"Vücudunun Sesini Dinlemek" Ne Demektir?
Rehberlik
"Vücudunun sesini dinlemek" klişe bir laf değil, aslında dikkatini her gün zihnine ve vücuduna getirmenin bir yoludur. Böylece tam ilerleme kaydedebilirsin.
- Nasıl hissettiğine göre tempoyu artırıp azaltarak veya bazı antrenmanları atlayarak daha esnek bir yaklaşım izlemen, daha iyi hissetmeni sağlayabilir.
- Anı yaşayıp belirli sinyallerin farkına varmak zihin-vücut bağlantını güçlendirmeye yardımcı olabilir ve ihtiyaçların doğrultusunda hareket etmeni kolaylaştırabilir.

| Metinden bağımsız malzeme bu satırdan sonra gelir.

@@ -3422,8 +3542,11 @@
     const int sd = dev->variant;
     const size_t ldsb = dev->lds_scene_bytes;
     if (dev->tree_dirty) configure_treelet(dev);
-    const int ext_bpc = inst ? extend_blocks_per_cu<true>(sd, ldsb, tree_bytes(dev, dev->tree_ext))
-                             : extend_blocks_per_cu<false>(sd, ldsb, tree_bytes(dev, dev->tree_ext));
+    const size_t wide_dyn = lds_pad16(ldsb) + dev->lds_shading_bytes;
+    const int ext_bpc = dev->ext_block == BLOCK_WIDE
+                            ? (inst ? extend_wide_blocks_per_cu<true>(sd, wide_dyn) : extend_wide_blocks_per_cu<false>(sd, wide_dyn))
+                            : (inst ? extend_blocks_per_cu<true>(sd, ldsb, tree_bytes(dev, dev->tree_ext))
+                                    : extend_blocks_per_cu<false>(sd, ldsb, tree_bytes(dev, dev->tree_ext)));
     const bool refill = use_refill(dev);
     const int tr_bpc = inst ? trace_blocks_per_cu<true>(sd, dev->lds_scene_bytes, refill)
                             : trace_blocks_per_cu<false>(sd, dev->lds_scene_bytes, refill);
@@ -3533,7 +3656,7 @@
                 }
             }
             if (!IGX_LIVE_GRID) bound = n;
-            const int ext_grid = grid_for(dev, bound, ext_bpc), tr_grid = grid_for(dev, bound, tr_bpc);
+            const int ext_grid = grid_for(dev, bound, ext_bpc, dev->ext_block), tr_grid = grid_for(dev, bound, tr_bpc);
             const int shade_grid = grid_for(dev, bound, shade_bpc), sh_grid = grid_for(dev, bound, sh_bpc);
             PathBuf in = (b & 1) ? S.pb : S.pa, out = (b & 1) ? S.pa : S.pb;
             KernelCounters kc{row(2 * b), row(2 * (b + 1)), row(2 * b + 1), dev->dstats, row(WORK_ROW0 + 4 * b)};
@@ -3788,6 +3911,8 @@
     out->bvh_width = dev->bvh_width;
     out->node_bytes = dev->nf4 * 16;
     out->lds_scene_bytes = (int32_t)dev->lds_scene_bytes;
+    out->lds_shading_bytes = (int32_t)dev->lds_shading_bytes;
+    out->extend_block_threads = dev->ext_block;
     if (dev->has_scene && dev->tree_dirty) configure_treelet(dev);
     out->shadow_blocks_per_cu = dev->has_scene ? shadow_blocks_per_cu<false>(dev->variant, dev->lds_scene_bytes, use_refill(dev),
                                                                             tree_bytes(dev, dev->tree_shadow)) : 0;
diff --git a/ignis-masterthesis_amd/csrc/igx_kernels.h b/ignis-masterthesis_amd/csrc/igx_kernels.h
--- a/ignis-masterthesis_amd/csrc/igx_kernels.h
+++ b/ignis-masterthesis_amd/csrc/igx_kernels.h
@@ -39,6 +39,7 @@
     const float4* fn_tab;
     const float4* fsh;
     const float2* uv;
+    int num_ent, num_fsh, num_fn, num_mats;
 };
 
 constexpr int MAX_ENC_BOXES = 32;
@@ -49,7 +50,7 @@
     return enc_box_lds;
 }
 
-template <int BLOCK_>
+template <int BLOCK_, bool SHADE = false>
 __device__ __forceinline__ SceneView stage_scene_lds(const SceneView& sv, float4* lds) {
     const int nf = sv.node_f4, sh = nf == 8 ? 3 : 2, ns = nf;
     const int n4 = sv.num_nodes * ns, i4 = sv.num_inst * 4, t3 = sv.num_tris * 3;
@@ -57,8 +58,31 @@
     for (int k = threadIdx.x; k < i4; k += BLOCK_) lds[n4 + k] = sv.inst[k];
     for (int k = threadIdx.x; k < t3; k += BLOCK_) lds[n4 + i4 + k] = sv.tris[k];
     const float4* eb = stage_enc_boxes<BLOCK_>(sv);
+    SceneView l = sv;
+    if constexpr (SHADE) {
+        constexpr int M4 = sizeof(DevMaterial) / 16, L4 = sizeof(DevLight) / 16;
+        float4* const s_ent = lds + n4 + i4 + t3;
+        float4* const s_fsh = s_ent + sv.num_ent * ENT_STRIDE;
+        float4* const s_fn = s_fsh + sv.num_fsh * 3;
+        float4* const s_mats = s_fn + sv.num_fn;
+        float4* const s_lights = s_mats + sv.num_mats * M4;
+        int* const s_enc = reinterpret_cast<int*>(s_lights + sv.num_lights * L4);
+        const float4* const g_mats = reinterpret_cast<const float4*>(sv.mats);
+        const float4* const g_lights = reinterpret_cast<const float4*>(sv.lights);
+        for (int k = threadIdx.x; k < sv.num_ent * ENT_STRIDE; k += BLOCK_) s_ent[k] = sv.ent[k];
+        for (int k = threadIdx.x; k < sv.num_fsh * 3; k += BLOCK_) s_fsh[k] = sv.fsh[k];
+        for (int k = threadIdx.x; k < sv.num_fn; k += BLOCK_) s_fn[k] = sv.fn_tab[k];
+        for (int k = threadIdx.x; k < sv.num_mats * M4; k += BLOCK_) s_mats[k] = g_mats[k];
+        for (int k = threadIdx.x; k < sv.num_lights * L4; k += BLOCK_) s_lights[k] = g_lights[k];
+        for (int k = threadIdx.x; k < sv.num_ent; k += BLOCK_) s_enc[k] = sv.ent_enc[k];
+        l.ent = s_ent;
+        l.fsh = s_fsh;
+        l.fn_tab = s_fn;
+        l.mats = reinterpret_cast<const DevMaterial*>(s_mats);
+        l.lights = reinterpret_cast<const DevLight*>(s_lights);
+        l.ent_enc = s_enc;
+    }
     __syncthreads();
-    SceneView l = sv;
     l.enc_box = eb;
     l.nodes = lds;
     l.inst = lds + n4;
@@ -211,9 +235,13 @@
     if (n > 2) tpush<SPILL>(s, sp, r2);
     if (n > 1) tpush<SPILL>(s, sp, r1);
 }
+template <int BT = TSTACK_STRIDE>
 __device__ __forceinline__ TStack make_tstack(int* lds_base, int cap, int* spill) {
-    const int g = blockIdx.x * TSTACK_STRIDE + threadIdx.x;
-    return TStack{lds_base + threadIdx.x, spill + g, cap, (int)(gridDim.x * TSTACK_STRIDE)};
+    static_assert(BT % TSTACK_STRIDE == 0, "a block is a whole number of stack regions");
+    const int g = blockIdx.x * BT + threadIdx.x;
+    int* col = lds_base + threadIdx.x;
+    if constexpr (BT > TSTACK_STRIDE) col = lds_base + (threadIdx.x / TSTACK_STRIDE) * (LDS_STACK * TSTACK_STRIDE) + threadIdx.x % TSTACK_STRIDE;
+    return TStack{col, spill + g, cap, (int)(gridDim.x * BT)};
 }
 
 __device__ __forceinline__ bool accept_hit(const Trav& t, float th, int ent, int prim) {
diff --git a/ignis-masterthesis_amd/host/lds_plan.h b/ignis-masterthesis_amd/host/lds_plan.h
--- /dev/null
+++ b/ignis-masterthesis_amd/host/lds_plan.h
@@ -0,0 +1,51 @@
+#pragma once
+
+#include <stddef.h>
+#include <stdint.h>
+
+namespace igxh {
+
+constexpr int LDS_PLAN_BLOCK = 256;
+constexpr int LDS_PLAN_BLOCK_WIDE = 1024;
+enum { LDS_TAB_ENT = 0, LDS_TAB_FSH, LDS_TAB_FN, LDS_TAB_MATS, LDS_TAB_LIGHTS, LDS_TAB_ENT_ENC, LDS_TAB_COUNT };
+
+struct LdsPlanInput {
+    size_t traversal_bytes = 0;
+    int64_t traversal_max = 0;
+    size_t shading_bytes[LDS_TAB_COUNT] = {};
+    int64_t shading_max = 0;
+    bool shading_on = false;
+    size_t stack_bytes_per_thread = 0;
+    size_t fixed_bytes = 0;
+    size_t lds_per_block = 0;
+};
+
+struct LdsPlan {
+    int block_threads = LDS_PLAN_BLOCK;
+    size_t traversal_bytes = 0;
+    size_t shading_bytes = 0;
+};
+
+constexpr size_t lds_pad16(size_t b) { return (b + 15) & ~(size_t)15; }
+
+inline size_t lds_shading_total(const LdsPlanInput& in) {
+    size_t t = 0;
+    for (int k = 0; k < LDS_TAB_COUNT; ++k) t += lds_pad16(in.shading_bytes[k]);
+    return t;
+}
+
+inline LdsPlan plan_lds(const LdsPlanInput& in) {
+    LdsPlan p;
+    if (in.traversal_max <= 0 || in.traversal_bytes == 0 || (int64_t)in.traversal_bytes > in.traversal_max) return p;
+    p.traversal_bytes = in.traversal_bytes;
+    if (!in.shading_on || in.shading_bytes[LDS_TAB_FSH] == 0 || in.shading_bytes[LDS_TAB_FN] == 0) return p;
+    const size_t sh = lds_shading_total(in);
+    if ((int64_t)sh > in.shading_max) return p;
+    const size_t block = (size_t)LDS_PLAN_BLOCK_WIDE * in.stack_bytes_per_thread + in.fixed_bytes + lds_pad16(in.traversal_bytes) + sh;
+    if (block > in.lds_per_block) return p;
+    p.block_threads = LDS_PLAN_BLOCK_WIDE;
+    p.shading_bytes = sh;
+    return p;
+}
+
+}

- Biraz yavaşlaman gereken günlerde favori yoga stillerini giyip NTC'deki restoratif yoga akışını deneyebilirsin.
Daha fazla bilgi edinmek için okumaya devam et…
Hayatın neredeyse her aşamasında, ilerleme kaydetmek için dengeye ve esnekliğe ihtiyaç duyarız. Yani kendini zorlamalı ama aşırıya kaçmamalısın ve denediklerin işe yaramıyorsa yöntemini değiştirebilmelisin. Fitness antrenmanlarında sık duyulan "vücudunu dinle" sözü burada devreye girer.
Bu ifade, sana anlaşılması zor ve yararsız gelebilir. Yoga eğitmeni Alex Silver-Fagan, vücudunun sesini dinlemenin hem fiziksel hem duygusal seviyede ihtiyaçlarını karşılayacak şekilde hareketlerine yön vermesi için zihin-vücut bağlantısına odaklanmak anlamına geldiğini söylüyor.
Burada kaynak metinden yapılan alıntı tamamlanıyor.